Nonetheless, it represents a solid investment for e&, whether it is a strategic move in the telecoms space, or more of a financial investment. Further comments from the operator hint more towards the latter, but with some cooperation opportunities thrown in.

“e& sees this investment as a highly efficient use of its strong balance sheet at a compelling and attractive valuation with strong currency diversification benefits,” the telco said. “It provides a clear opportunity to realise future value through potential capital gains and dividends. It may also lead to possible commercial partnerships in the areas of R&D, technological applications and procurement.”

On the subject of valuation, e& has acquired 2.766 billion Vodafone shares, representing 9.8% of its issued share capital, for US$4.4 billion. That works out at about $1.59 per share, or £1.30. Prior to the announcement, Vodafone was trading at around the £1.18 mark in London, so that’s something of a premium, but is perhaps still below where e& expects Vodafone to be.
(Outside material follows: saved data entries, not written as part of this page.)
# DeepakSridhar/fgdm

Hardware: AMD Instinct MI355X
Metric: 512x512 images/sec @ 50 DDIM steps, seg-ControlNet+CFG (higher is better)
Workload: dtype f16

## Files before the change

fgdm_amd/csrc/common.h:

```cpp
#pragma once
#include <hip/hip_runtime.h>
#include <stdint.h>

typedef _Float16 half_t;
typedef _Float16 h8 __attribute__((ext_vector_type(8)));
typedef _Float16 h4 __attribute__((ext_vector_type(4)));
typedef _Float16 h2 __attribute__((ext_vector_type(2)));
typedef float f32x16 __attribute__((ext_vector_type(16)));
typedef float f32x4 __attribute__((ext_vector_type(4)));

__device__ __forceinline__ float gelu_f(float x) {
    const float z = fminf(fabsf(x), 6.0f);
    float p = -4.7132482596e-04f;
    p = __builtin_fmaf(p, z, 7.0652551839e-03f);
    p = __builtin_fmaf(p, z, -5.1762067461e-02f);
    p = __builtin_fmaf(p, z, -4.6008771426e-01f);
    p = __builtin_fmaf(p, z, -1.1507295505e+00f);
    p = __builtin_fmaf(p, z, -4.8959157159e-05f - 1.0f);
    const float t = __builtin_amdgcn_exp2f(p);
    return __builtin_fmaf(fabsf(x), 0.5f - t, 0.5f * x);
}

typedef float f32x2 __attribute__((ext_vector_type(2)));
__device__ __forceinline__ f32x2 gelu2_f(f32x2 x) {
    const f32x2 ax = {fabsf(x[0]), fabsf(x[1])};
    const f32x2 z = {fminf(ax[0], 6.0f), fminf(ax[1], 6.0f)};
    auto c = [](float k) { return f32x2{k, k}; };
    f32x2 p = c(-4.7132482596e-04f);
    p = __builtin_elementwise_fma(p, z, c(7.0652551839e-03f));
    p = __builtin_elementwise_fma(p, z, c(-5.1762067461e-02f));
    p = __builtin_elementwise_fma(p, z, c(-4.6008771426e-01f));
    p = __builtin_elementwise_fma(p, z, c(-1.1507295505e+00f));
    p = __builtin_elementwise_fma(p, z, c(-4.8959157159e-05f - 1.0f));
    const f32x2 t = {__builtin_amdgcn_exp2f(p[0]), __builtin_amdgcn_exp2f(p[1])};
    return __builtin_elementwise_fma(ax, c(0.5f) - t, c(0.5f) * x);
}

__device__ __forceinline__ float silu_f(float x, float k = 1.0f) {
    return x * __builtin_amdgcn_rcpf(1.0f + __builtin_amdgcn_exp2f(-1.4426950408889634f * k * x));
}

#define FGDM_OK 0
#define FGDM_ERR_ARG -1
#define FGDM_ERR_HIP -2
#define FGDM_ERR_STATE -3
#define FGDM_ERR_NOMEM -4

enum IgemmMode { IG_LINEAR = 0, IG_CONV3 = 1, IG_CONV3_S2 = 2, IG_CONV3_UP2 = 3, IG_CONV3_S2_BR = 4 };
enum IgemmAct { ACT_NONE = 0, ACT_SILU = 1, ACT_RELU = 2, ACT_GEGLU = 3, ACT_QGELU = 4  };
enum IgemmOut { OUT_F16 = 0, OUT_F32 = 1, OUT_F32_NCHW = 2, OUT_F16_T = 3 };

struct IgemmArgs {
    const half_t* A0;
    const half_t* A1;
    const half_t* Wt;
    const float* bias;
    const float* rowvec;
    const half_t* resid;
    void* out;
    const half_t* zero;
    int C0, C1;
    int B, H, W;
    int Ho, Wo;
    int M, N;
    int K;
    int mode, act, out_kind;
    int ld_out, ld_res;
    int rv_stride;
    int rows_per_sample;
    float scale;
    int force_cfg;
    int splitk;
    float* ws;
    int debug;
    const float* ln_stats;
    const float* ln_u;
    int ln_slots;
    float ln_eps;
    float* stats_out;
    void* out2;
    int split_n, out_kind2, ld_out2;
};
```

Despite some ups and downs in the past year, Vodafone’s share price is pretty low, particularly compared with five years ago; it started 2018 at close to the £2.40 mark, for example.

Naturally the news sent Vodafone’s shares up on Monday morning, peaking at around £1.22, and that’s clearly a boon for the telco group.

Bloomberg quoted Jefferies analyst Jerry Dellis as saying that he expects the arrival of e& will counteract activist pressure on Vodafone rather than adding to it. The Emirates company could take the heat off CEO Nick Read, who appears to be losing the confidence of shareholders, and is under pressure from the likes of Cevian Capital to hive off parts of the business and monetise others to support the ailing share price.

There will be discussions over e&’s intentions for its Vodafone stake in the long term, particularly with France’s Altice having upped its stake in BT at the end of last year and all the debate that that move engendered.

For now the company insists it “does not intend to make an offer for Vodafone.” Further, as Kester Mann, Director, Consumer and Connectivity at CCS Insight, points out, recently-tightened UK takeover rules could jeopardise any takeover attempt anyway. “However, Vodafone will still want to carefully monitor the long-term intentions of its unexpected new backer,” Mann said.

Indeed. And there will be plenty of other industry players and watchers doing the same.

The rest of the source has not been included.